達官貴人們皆知沈揚身首異處,暴尸街頭。
大魏已經有很多年沒有平民和朝廷命官相殺之事,蕭權這一劍,直接劍指廟堂,各個大臣議論紛紛,卻沒有一個人上報給皇帝。
一個技不如人的官員,另外一個又是平民,按照護才制度,蕭權的確不用負責任。若是上報,皇帝也只會說一個七品官員還比不上一個小小的解元,上報的人若要討個什么公道,豈不是自取其辱?
長安殿,皇帝手執毛筆,悠悠練習著書法。馬公公在一旁伺候著,察觀色半天后,才笑瞇瞇地道:“陛下,可愉悅?”
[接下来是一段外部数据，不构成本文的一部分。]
+int wn_reduce_slabs_multi(const wn_reduce_job* jobs, int njobs, void* stream) {
+  if (!jobs) return WN_ERR_NULL;
+  if (njobs <= 0) return WN_ERR_BAD_SHAPE;
+  if (njobs > WN_REDUCE_MAX_JOBS) return WN_ERR_UNSUPPORTED;
+  ReduceMulti m;
+  memset(&m, 0, sizeof(m));
+  unsigned long total = 0;
+  for (int j = 0; j < njobs; ++j) {
+    const wn_reduce_job& a = jobs[j];
+    if (!a.slabs || !a.dst) return WN_ERR_NULL;
+    if (a.num_slabs <= 0 || a.n <= 0 || a.batch <= 0 || a.replicate <= 0)
+      return WN_ERR_BAD_SHAPE;
+    if ((reinterpret_cast<uintptr_t>(a.slabs) | reinterpret_cast<uintptr_t>(a.dst)) & 3u)
+      return WN_ERR_MISALIGNED;
+    ReduceJob& g = m.job[j];
+    g.slabs = a.slabs;
+    g.dst = a.dst;
+    g.slab_stride = a.slab_stride;
+    g.in_batch_stride = a.in_batch_stride;
+    g.offset = a.offset;
+    g.out_batch_stride = a.out_batch_stride;
+    g.rep_stride = a.rep_stride;
+    g.num_slabs = a.num_slabs;
+    g.batch = a.batch;
+    g.replicate = a.replicate;
+    g.kind = reduce_slabs_kind(a.slabs, a.num_slabs, a.slab_stride, a.batch, a.in_batch_stride,
+                               a.offset, a.n, a.dst, a.out_batch_stride, a.rep_stride);
+    const bool vec = g.kind == RK_VEC4 || g.kind == RK_VEC1;
+    g.n = vec ? a.n / 4 : a.n;
+    const unsigned long gx = g.kind == RK_WAVE ? (unsigned long)a.n
+                             : vec ? (unsigned long)((g.n + 63) / 64)
+                                   : (unsigned long)((a.n + 255) / 256);
+    unsigned long wgs = gx * (unsigned long)a.batch;
+    if (g.kind == RK_WAVE || g.kind == RK_VEC1) wgs = (wgs + 3) / 4;
+    if (gx > 0x7fffffffUL || total + wgs > 0x7fffffffUL) return WN_ERR_BAD_SHAPE;
+    g.gx = (unsigned)gx;
+    m.start[j] = (unsigned)total;
+    total += wgs;
+  }
+  for (int j = njobs; j <= WN_REDUCE_MAX_JOBS; ++j) m.start[j] = (unsigned)total;
+  hipLaunchKernelGGL(reduce_slabs_multi_kernel, dim3((unsigned)total), dim3(256), 0,
+                     (hipStream_t)stream, m);
   return wn_check_launch();
 }
 
diff --git a/tensorflow-wavenet_amd/csrc/wn_misc.hip b/tensorflow-wavenet_amd/csrc/wn_misc.hip
--- a/tensorflow-wavenet_amd/csrc/wn_misc.hip
+++ b/tensorflow-wavenet_amd/csrc/wn_misc.hip
@@ -1,5 +1,7 @@
 #include "wn_common.h"
+#include "wn_small.inc"
 #include <stdlib.h>
+#include <string.h>
 #include <cmath>
 
 #pragma clang fp contract(off)
@@ -46,6 +48,21 @@
   return (int)v;
 }
 
+__device__ __forceinline__ int mu_law_code_dev(float x, const float* sthr, int Q) {
+  int code;
+  if (x >= -1.f && x <= 1.f) {
+    int lo = 0, hi = Q - 1;
+    while (lo < hi) {
+      const int mid = (lo + hi) >> 1;
+      if (sthr[mid] <= x) lo = mid + 1; else hi = mid;
+    }
+    code = lo;
+  } else {
+    code = mu_chain_dev(x, Q);
+  }
+  return code;
+}
+
 __global__ void mu_law_encode_kernel(const float* __restrict__ audio,
                                      int32_t* __restrict__ codes, long n,
                                      const float* __restrict__ thr, int Q) {
@@ -53,21 +70,8 @@
   for (int i = threadIdx.x; i < Q - 1; i += blockDim.x) sthr[i] = thr[i];
   __syncthreads();
   for (long idx = (long)blockIdx.x * blockDim.x + threadIdx.x; idx < n;
-       idx += (long)gridDim.x * blockDim.x) {
-    const float x = audio[idx];
-    int code;
-    if (x >= -1.f && x <= 1.f) {
-      int lo = 0, hi = Q - 1;
-      while (lo < hi) {
-        const int mid = (lo + hi) >> 1;
-        if (sthr[mid] <= x) lo = mid + 1; else hi = mid;
-      }
-      code = lo;
-    } else {
-      code = mu_chain_dev(x, Q);
-    }
-    codes[idx] = code;
-  }
+       idx += (long)gridDim.x * blockDim.x)
+    codes[idx] = mu_law_code_dev(audio[idx], sthr, Q);
 }
 
 __device__ __forceinline__ float mu_decode_dev(int code, int Q) {
@@ -87,6 +91,28 @@
     const int c = codes[idx];
     audio[idx] = (c >= 0 && c < Q) ? lut[c] : mu_decode_dev(c, Q);
   }
+}
+
+struct CodesInMemory {
+  const int32_t* __restrict__ q;
+  __device__ __forceinline__ int operator()(long r) const { return q[r]; }
+};
+template <typename CodeAt>
+__device__ __forceinline__ void causal_gather_row(CodeAt code_at,
+                                                  const float* __restrict__ Wc,
+                                                  float* __restrict__ x0, long row, int c4,
+                                                  int T, int Q, int K, int ldw) {
+  const int t = (int)(row % T);
+  f32x4 v = {0.f, 0.f, 0.f, 0.f};
+  const int extra = (K - 1) / 2;
+  for (int k = 0; k < K; ++k) {
+    const int s = (K - 1 - k) + extra;
+    if (t < s) continue;
+    const int code = code_at(row - s);
+    if (code >= 0 && code < Q)
+      v += *reinterpret_cast<const f32x4*>(Wc + ((long)k * Q + code) * ldw + c4);
+  }
+  *reinterpret_cast<f32x4*>(x0 + row * 32 + c4) = v;
 }
 
 __global__ void causal_gather_kernel(const int32_t* __restrict__ q,
@@ -97,17 +123,7 @@
   const long row = idx >> 3;
   const int c4 = (idx & 7) * 4;
   if (row >= rows) return;
-  const int t = (int)(row % T);
-  f32x4 v = {0.f, 0.f, 0.f, 0.f};
-  const int extra = (K - 1) / 2;
-  for (int k = 0; k < K; ++k) {
-    const int s = (K - 1 - k) + extra;
-    if (t < s) continue;
-    const int code = q[row - s];
-    if (code >= 0 && code < Q)
-      v += *reinterpret_cast<const f32x4*>(Wc + ((long)k * Q + code) * ldw + c4);
-  }
-  *reinterpret_cast<f32x4*>(x0 + row * 32 + c4) = v;
+  causal_gather_row(CodesInMemory{q}, Wc, x0, row, c4, T, Q, K, ldw);
 }
 
 __global__ void scalar_causal_fwd_kernel(const float* __restrict__ audio,
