struct ConvArgs {
    const float* x; const float* w; const float* bias; const float* scale; const float* shift;
    float* y; float* gap;
    float* gap2 = nullptr;
    int H, W, Ho, Wo, cout, relu, nchw, tiles_x, tiles;
    const float* gate = nullptr; const float* res = nullptr; int relu2 = 0;
    const float* in_scale = nullptr; const float* in_shift = nullptr;
    int wrow = 0;
    const unsigned* res_bits = nullptr;
    const float* res_q = nullptr;
    unsigned int* dbg = nullptr;
    const float* sc_x = nullptr; const bf8* sc_whi = nullptr; const bf8* sc_wlo = nullptr; const float* sc_vec = nullptr;
    int sc_H = 0, sc_W = 0, sc_S = 2, sc_B = 0;
};
__device__ __forceinline__ f4 residual_quad(const float* __restrict__ res, const unsigned* __restrict__ bits, size_t e) {
    f4 r = *reinterpret_cast<const f4*>(res + e);
    if (bits) {
        const unsigned nb = bits[e >> 5] >> (unsigned)(e & 28);
        r[0] = (nb & 1u) ? r[0] : 0.f;
        r[1] = (nb & 2u) ? r[1] : 0.f;
        r[2] = (nb & 4u) ? r[2] : 0.f;
        r[3] = (nb & 8u) ? r[3] : 0.f;
    }
    return r;
}

template <int S, int TH> struct ConvGeom {
    static constexpr int IH = (TH - 1) * S + 3;
    static constexpr int IW = 31 * S + 3;
    static constexpr int NPIX = IH * IW;
    static constexpr int PL = (S == 1) ? ((NPIX + 15) / 16 * 16) : (NPIX | 1);
    static constexpr int MT = TH * 2 / 4;
};

template <int TH> struct ConvGeomDG2 {
    static constexpr int IH = TH + 1;
    static constexpr int IW = 33;
    static constexpr int NPIX = IH * IW;
    static constexpr int PL = (NPIX + 15) / 16 * 16;
};
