template <typename T, int CIN, int COUTP, int TD, int TH, int TW, int STRIDE, bool TR, bool WARP, int WC = 1>
__global__ __launch_bounds__(256, 2) void conv3d_tile_kernel(const Conv3dTileDesc d) {
  using Cfg = C3Cfg<T, CIN, COUTP, TD, TH, TW, STRIDE, TR, WC>;
  constexpr int VS = Cfg::VS, CPV = Cfg::CPV, HH = Cfg::HH, HW = Cfg::HW, NVH = Cfg::NVH;
  constexpr int NF = Cfg::NF, FM = Cfg::FM, SPT = Cfg::SPT, TPS = Cfg::TPS, GPT = Cfg::GPT, E = Cfg::E;
  constexpr int ZERO_OFF = NVH * VS;
  extern __shared__ __attribute__((aligned(16))) unsigned char halo[];

  const int tid = threadIdx.x, lane = tid & 63, wave = tid >> 6;
  const int lr = lane & 15, lg = lane >> 4;

  const int nblk = gridDim.x, bq = nblk >> 3, br = nblk & 7, xcd = blockIdx.x & 7, bidx = blockIdx.x >> 3;
  int t = (xcd < br ? xcd * (bq + 1) : br * (bq + 1) + (xcd - br) * bq) + bidx;
  const int tw = t % d.ntw; t /= d.ntw;
  const int th = t % d.nth; t /= d.nth;
  const int td = t % d.ntd; t /= d.ntd;
  const int n = t;
  if (d.tile_mask && !d.tile_mask[(long long)n * (d.tile_mask_stride ? d.tile_mask_stride : d.nth * d.ntw) + th * d.ntw + tw]) return;
  const int q0d = td * TD, q0h = th * TH, q0w = tw * TW;
  const int i0d = TR ? q0d : q0d * STRIDE - 1, i0h = TR ? q0h : q0h * STRIDE - 1, i0w = TR ? q0w : q0w * STRIDE - 1;

  if (tid < VS / 16) reinterpret_cast<uint4*>(halo + ZERO_OFF)[tid] = make_uint4(0u, 0u, 0u, 0u);

  if constexpr (!WARP) {
    const T* __restrict__ in = reinterpret_cast<const T*>(d.in);
    constexpr int TOTAL = NVH * CPV;
    constexpr int ITERS = (TOTAL + 255) / 256;
    constexpr int BATCH = 8;
#pragma unroll 1
    for (int it0 = 0; it0 < ITERS; it0 += BATCH) {
      uint4 v[BATCH];
#pragma unroll
      for (int u = 0; u < BATCH; ++u) {
        const int idx = tid + (it0 + u) * 256;
        v[u] = make_uint4(0u, 0u, 0u, 0u);
        if (it0 + u < ITERS && idx < TOTAL) {
          const int vox = idx / CPV, chunk = idx - vox * CPV;
          const int hw = vox % HW, hh = (vox / HW) % HH, hd = vox / (HW * HH);
          const int gd = i0d + hd, gh = i0h + hh, gw = i0w + hw;
          if ((unsigned)gd < (unsigned)d.Di && (unsigned)gh < (unsigned)d.Hi && (unsigned)gw < (unsigned)d.Wi)
            v[u] = *reinterpret_cast<const uint4*>(in + ((((long long)n * d.Di + gd) * d.Hi + gh) * d.Wi + gw) * CIN + chunk * E);
        }
      }
#pragma unroll
      for (int u = 0; u < BATCH; ++u) {
        const int idx = tid + (it0 + u) * 256;
        if (it0 + u < ITERS && idx < TOTAL) {
          const int vox = idx / CPV, chunk = idx - vox * CPV;
          *reinterpret_cast<uint4*>(halo + vox * VS + chunk * 16) = v[u];
        }
      }
    }
  } else {
    const T* __restrict__ feat = reinterpret_cast<const T*>(d.feat);
    const int vv = d.v0 + n, partner = (vv + d.B) % d.V, bb = vv % d.B;
    const float* hm = d.homog + (long long)vv * 12;
    const T* refb = feat + (long long)vv * d.Hi * d.Wi * CIN;
    const T* srcb = feat + (long long)partner * d.Hi * d.Wi * CIN;
    constexpr int ITERS = (NVH + 255) / 256;
    constexpr int CG = CPV < 4 ? CPV : 4;
#pragma unroll 1
    for (int it = 0; it < ITERS; ++it) {
      const int vox = tid + it * 256;
      if (vox >= NVH) break;
      const int hw = vox % HW, hh = (vox / HW) % HH, hd = vox / (HW * HH);
      const int gd = i0d + hd, gh = i0h + hh, gw = i0w + hw;
      const bool inb = (unsigned)gd < (unsigned)d.Di && (unsigned)gh < (unsigned)d.Hi && (unsigned)gw < (unsigned)d.Wi;
      unsigned char* dst = halo + vox * VS;
      if (!inb) {
#pragma unroll
        for (int c = 0; c < CPV; ++c) *reinterpret_cast<uint4*>(dst + c * 16) = make_uint4(0u, 0u, 0u, 0u);
        continue;
      }
      float ix, iy;
      warp_ixy(hm, (float)gw, (float)gh, d.depths[bb * d.Di + gd], d.Hi, d.Wi, ix, iy);
      const bool fin = isfinite(ix) && isfinite(iy);
      ix = fin ? fminf(fmaxf(ix, -4.f), 1.0e6f) : 0.f;
      iy = fin ? fminf(fmaxf(iy, -4.f), 1.0e6f) : 0.f;
      const float fx = floorf(ix), fy = floorf(iy);
      const int x0 = (int)fx, y0 = (int)fy;
      const float tx = ix - fx, ty = iy - fy;
      const bool xin0 = (unsigned)x0 < (unsigned)d.Wi, xin1 = (unsigned)(x0 + 1) < (unsigned)d.Wi;
      const bool yin0 = (unsigned)y0 < (unsigned)d.Hi, yin1 = (unsigned)(y0 + 1) < (unsigned)d.Hi;
      const int xc0 = min(max(x0, 0), d.Wi - 1), xc1 = min(max(x0 + 1, 0), d.Wi - 1);
      const int yc0 = min(max(y0, 0), d.Hi - 1), yc1 = min(max(y0 + 1, 0), d.Hi - 1);
      const float w00 = (1.f - tx) * (1.f - ty), w01 = tx * (1.f - ty), w10 = (1.f - tx) * ty, w11 = tx * ty;
      const bool m00 = xin0 && yin0, m01 = xin1 && yin0, m10 = xin0 && yin1, m11 = xin1 && yin1;
      const T* p00 = srcb + ((long long)yc0 * d.Wi + xc0) * CIN;
      const T* p01 = srcb + ((long long)yc0 * d.Wi + xc1) * CIN;
      const T* p10 = srcb + ((long long)yc1 * d.Wi + xc0) * CIN;
      const T* p11 = srcb + ((long long)yc1 * d.Wi + xc1) * CIN;
      const T* pr = refb + ((long long)gh * d.Wi + gw) * CIN;
#pragma unroll
      for (int c0 = 0; c0 < CPV; c0 += CG) {
        uint4 r[CG], a[CG], b[CG], c[CG], e[CG];
#pragma unroll
        for (int k = 0; k < CG; ++k) {
          r[k] = *reinterpret_cast<const uint4*>(pr + (c0 + k) * E);
          a[k] = *reinterpret_cast<const uint4*>(p00 + (c0 + k) * E);
          b[k] = *reinterpret_cast<const uint4*>(p01 + (c0 + k) * E);
          c[k] = *reinterpret_cast<const uint4*>(p10 + (c0 + k) * E);
          e[k] = *reinterpret_cast<const uint4*>(p11 + (c0 + k) * E);
        }
#pragma unroll
        for (int k = 0; k < CG; ++k) {
          const uint4 z = make_uint4(0u, 0u, 0u, 0u);
          float fr[E], fa[E], fb[E], fc[E], fe[E], o[E];
          unpack_chunk(r[k], fr, T());
          unpack_chunk(m00 ? a[k] : z, fa, T());
          unpack_chunk(m01 ? b[k] : z, fb, T());
          unpack_chunk(m10 ? c[k] : z, fc, T());
          unpack_chunk(m11 ? e[k] : z, fe, T());
#pragma unroll
          for (int q = 0; q < E; ++q) {
            const float wsum = ((fa[q] * w00 + fb[q] * w01) + fc[q] * w10) + fe[q] * w11;
            o[q] = fin ? fr[q] + wsum : __builtin_nanf("");
          }
          *reinterpret_cast<uint4*>(dst + (c0 + k) * 16) = pack_chunk(o, T());
        }
      }
    }
  }
  __syncthreads();

  int base[NF];
  int qd_[NF], qh_[NF], qw_[NF];
#pragma unroll
  for (int f = 0; f < NF; ++f) {
    const int vt = ((wave / WC) * NF + f) * 16 + lr;
    const int w_ = vt % TW, h_ = (vt / TW) % TH, d_ = vt / (TW * TH);
    base[f] = ((d_ * STRIDE * HH + h_ * STRIDE) * HW + w_ * STRIDE) * VS + (TPS == 1 ? lg * 16 : 0);
    qd_[f] = q0d + d_; qh_[f] = q0h + h_; qw_[f] = q0w + w_;
  }

  const int co0 = (wave % WC) * FM * 16;
  const unsigned char* __restrict__ wg = reinterpret_cast<const unsigned char*>(d.wgt) + (long long)co0 * 64 + lr * 64 + lg * 16;
  T* __restrict__ out = reinterpret_cast<T*>(d.out);
  const T* __restrict__ res = reinterpret_cast<const T*>(d.res);

  float bv[FM][4];
#pragma unroll
  for (int a = 0; a < FM; ++a)
#pragma unroll
    for (int e = 0; e < 4; ++e) bv[a][e] = (co0 + a * 16 + lg * 4 < d.Cout) ? d.bias[co0 + a * 16 + lg * 4 + e] : 0.f;

  auto run_pass = [&](auto pc) {
    constexpr int PASS = decltype(pc)::value;
    constexpr int KH = Cfg::kh_of(PASS), KW = Cfg::kw_of(PASS);
    constexpr int NT = Cfg::taps_of(PASS), NS = Cfg::steps_of(PASS), S0 = Cfg::step0_of(PASS);
    f32x4 acc[FM][NF];
#pragma unroll
    for (int a = 0; a < FM; ++a)
#pragma unroll
      for (int f = 0; f < NF; ++f) acc[a][f] = f32x4{0.f, 0.f, 0.f, 0.f};
    auto step_off = [&](int s, int& so, bool& pad) {
      pad = false;
      if constexpr (TPS == 1) {
        const int tap = s / SPT;
        so = (((tap / (KH * KW)) * HH + (tap / KW) % KH) * HW + tap % KW) * VS + (s % SPT) * 64;
      } else {
        const int tap = s * TPS + lg / GPT;
        pad = tap >= NT;
        so = (((tap / (KH * KW)) * HH + (tap / KW) % KH) * HW + tap % KW) * VS + (lg % GPT) * 16;
      }
    };
    if constexpr (std::is_same<T, bx3_t>::value) {
      {
        constexpr int NP = (NS + 1) / 2;
        uint4 bq0[2][NF], bq1[2][NF], aq0[2][FM], aq1[2][FM];
        auto read_pair = [&](auto PI, uint4 (&d0)[NF], uint4 (&d1)[NF]) {
          constexpr int s = 2 * decltype(PI)::value;
          constexpr bool two = s + 1 < NS;
          int so0, so1 = 0;
          bool pad0, pad1 = false;
          step_off(s, so0, pad0);
          if constexpr (two) step_off(s + 1, so1, pad1);
          constexpr bool mp0 = (TPS > 1) && ((s + 1) * TPS > NT), mp1 = (TPS > 1) && ((s + 2) * TPS > NT);
#pragma unroll
          for (int f = 0; f < NF; ++f) {
            d0[f] = *reinterpret_cast<const uint4*>(halo + ((mp0 && pad0) ? ZERO_OFF : base[f] + so0));
            if constexpr (two) d1[f] = *reinterpret_cast<const uint4*>(halo + ((mp1 && pad1) ? ZERO_OFF : base[f] + so1));
          }
        };
        auto load_pair = [&](auto PI, uint4 (&d0)[FM], uint4 (&d1)[FM]) {
          constexpr int s = 2 * decltype(PI)::value;
#pragma unroll
          for (int a = 0; a < FM; ++a) {
            d0[a] = *reinterpret_cast<const uint4*>(wg + ((long long)(S0 + s) * COUTP + a * 16) * 64);
            if constexpr (s + 1 < NS) d1[a] = *reinterpret_cast<const uint4*>(wg + ((long long)(S0 + s + 1) * COUTP + a * 16) * 64);
          }
        };
        load_pair(IC<0>{}, aq0[0], aq1[0]);
        if constexpr (NP > 1) load_pair(IC<1>{}, aq0[1], aq1[1]);
        read_pair(IC<0>{}, bq0[0], bq1[0]);
        static_for<NP>([&](auto PI) {
          constexpr int pi = decltype(PI)::value;
          constexpr bool two = 2 * pi + 1 < NS;
          uint4 a0[FM], a1[FM];
#pragma unroll
          for (int a = 0; a < FM; ++a) {
            a0[a] = aq0[pi & 1][a];
            if constexpr (two) a1[a] = aq1[pi & 1][a];
          }
          if constexpr (pi + 2 < NP) load_pair(IC<pi + 2>{}, aq0[pi & 1], aq1[pi & 1]);
          if constexpr (pi + 1 < NP) read_pair(IC<pi + 1>{}, bq0[(pi + 1) & 1], bq1[(pi + 1) & 1]);
          __builtin_amdgcn_sched_barrier(0);
          if constexpr (two) {
            uint4 ah[FM], al[FM];
#pragma unroll
            for (int a = 0; a < FM; ++a) bx3_pair(a0[a], a1[a], ah[a], al[a]);
#pragma unroll
            for (int f = 0; f < NF; ++f) {
              uint4 bh, bl;
              bx3_pair(bq0[pi & 1][f], bq1[pi & 1][f], bh, bl);
#pragma unroll
              for (int a = 0; a < FM; ++a) {
                acc[a][f] = __builtin_amdgcn_mfma_f32_16x16x32_bf16(__builtin_bit_cast(bf16x8, al[a]), __builtin_bit_cast(bf16x8, bh), acc[a][f], 0, 0, 0);
                acc[a][f] = __builtin_amdgcn_mfma_f32_16x16x32_bf16(__builtin_bit_cast(bf16x8, ah[a]), __builtin_bit_cast(bf16x8, bl), acc[a][f], 0, 0, 0);
                acc[a][f] = __builtin_amdgcn_mfma_f32_16x16x32_bf16(__builtin_bit_cast(bf16x8, ah[a]), __builtin_bit_cast(bf16x8, bh), acc[a][f], 0, 0, 0);
              }
            }
          } else {
#pragma unroll
            for (int f = 0; f < NF; ++f)
#pragma unroll
              for (int a = 0; a < FM; ++a) Mma3<T>::run(a0[a], bq0[pi & 1][f], acc[a][f]);
          }
          __builtin_amdgcn_sched_barrier(0);
        });
      }
    } else {
    {
      uint4 bq[2][NF];
      auto read_b = [&](int s, uint4 (&dst)[NF]) {
        int so;
        bool pad;
        step_off(s, so, pad);
        const bool maybe_pad = (TPS > 1) && ((s + 1) * TPS > NT);
#pragma unroll
        for (int f = 0; f < NF; ++f) dst[f] = *reinterpret_cast<const uint4*>(halo + ((maybe_pad && pad) ? ZERO_OFF : base[f] + so));
      };
      constexpr int PDA = NS < 4 ? NS : 4;
      uint4 aq[PDA][FM];
      auto load_a = [&](int s, uint4 (&dst)[FM]) {
#pragma unroll
        for (int a = 0; a < FM; ++a) dst[a] = *reinterpret_cast<const uint4*>(wg + ((long long)(S0 + s) * COUTP + a * 16) * 64);
      };
#pragma unroll
      for (int p = 0; p < PDA; ++p) load_a(p, aq[p]);
      read_b(0, bq[0]);
#pragma unroll
      for (int s = 0; s < NS; ++s) {
        uint4 af[FM];
#pragma unroll
        for (int a = 0; a < FM; ++a) af[a] = aq[s % PDA][a];
        if (s + PDA < NS) load_a(s + PDA, aq[s % PDA]);
        if (s + 1 < NS) read_b(s + 1, bq[(s + 1) & 1]);
        __builtin_amdgcn_sched_barrier(0);
#pragma unroll
        for (int f = 0; f < NF; ++f)
#pragma unroll
          for (int a = 0; a < FM; ++a) Mma3<T>::run(af[a], bq[s & 1][f], acc[a][f]);
        __builtin_amdgcn_sched_barrier(0);
      }
    }
    }
    constexpr int pd = TR ? (PASS >> 2) & 1 : 0, ph = TR ? (PASS >> 1) & 1 : 0, pw = TR ? PASS & 1 : 0;
    constexpr int OS = TR ? 2 : 1;
    long long opix[NF];
    bool fok[NF];
    float rv[NF][FM][4];
#pragma unroll
    for (int f = 0; f < NF; ++f) {
      fok[f] = !(qd_[f] >= d.Dq || qh_[f] >= d.Hq || qw_[f] >= d.Wq);
      const long long rpix = (((long long)n * d.Do + (qd_[f] * OS + pd)) * d.Ho + (qh_[f] * OS + ph)) * d.Wo + (qw_[f] * OS + pw);
      opix[f] = (TR && d.out_classmajor) ? ((((long long)PASS * d.N + n) * d.Dq + qd_[f]) * d.Hq + qh_[f]) * d.Wq + qw_[f] : rpix;
#pragma unroll
      for (int a = 0; a < FM; ++a) {
        const int ch = co0 + a * 16 + lg * 4;
#pragma unroll
        for (int e = 0; e < 4; ++e) rv[f][a][e] = 0.f;
        if (res && fok[f] && ch < d.Cout) load4(res + rpix * d.Cout + ch, rv[f][a]);
      }
    }
#pragma unroll
    for (int f = 0; f < NF; ++f) {
      if (!fok[f]) continue;
#pragma unroll
      for (int a = 0; a < FM; ++a) {
        const int ch = co0 + a * 16 + lg * 4;
        if (ch >= d.Cout) continue;
        float v[4] = {acc[a][f][0], acc[a][f][1], acc[a][f][2], acc[a][f][3]};
#pragma unroll
        for (int e = 0; e < 4; ++e) {
          v[e] += bv[a][e];
          if (d.relu) v[e] = v[e] < 0.f ? 0.f : v[e];
          v[e] += rv[f][a][e];
        }
        store4(out + opix[f] * d.Cout + ch, v);
      }
    }
  };
  run_pass(IC<0>{});
  if constexpr (TR) {
    run_pass(IC<1>{}); run_pass(IC<2>{}); run_pass(IC<3>{});
    run_pass(IC<4>{}); run_pass(IC<5>{}); run_pass(IC<6>{}); run_pass(IC<7>{});
  }
}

皇帝抬眼,悠悠看了他一眼:“馬公公,可是有話要說?”
“陛下明明都知曉,今天龍顏大悅,飯都吃多了半碗,何苦和老奴裝不知道?”
皇帝提筆繼續揮灑著書法,輕笑道:“你怎么看?”
馬公公甩了甩拂塵,眉眼一彎:“老奴斗膽在陛下面前獻獻丑,說說老奴的想法。蕭權此人敢想敢做,游走于規則之間,卻又未曾留下把柄。他屢屢出手,老奴猜測,雖然他未曾和陛下見過面,可他已經領悟到陛下讓他做什么了。”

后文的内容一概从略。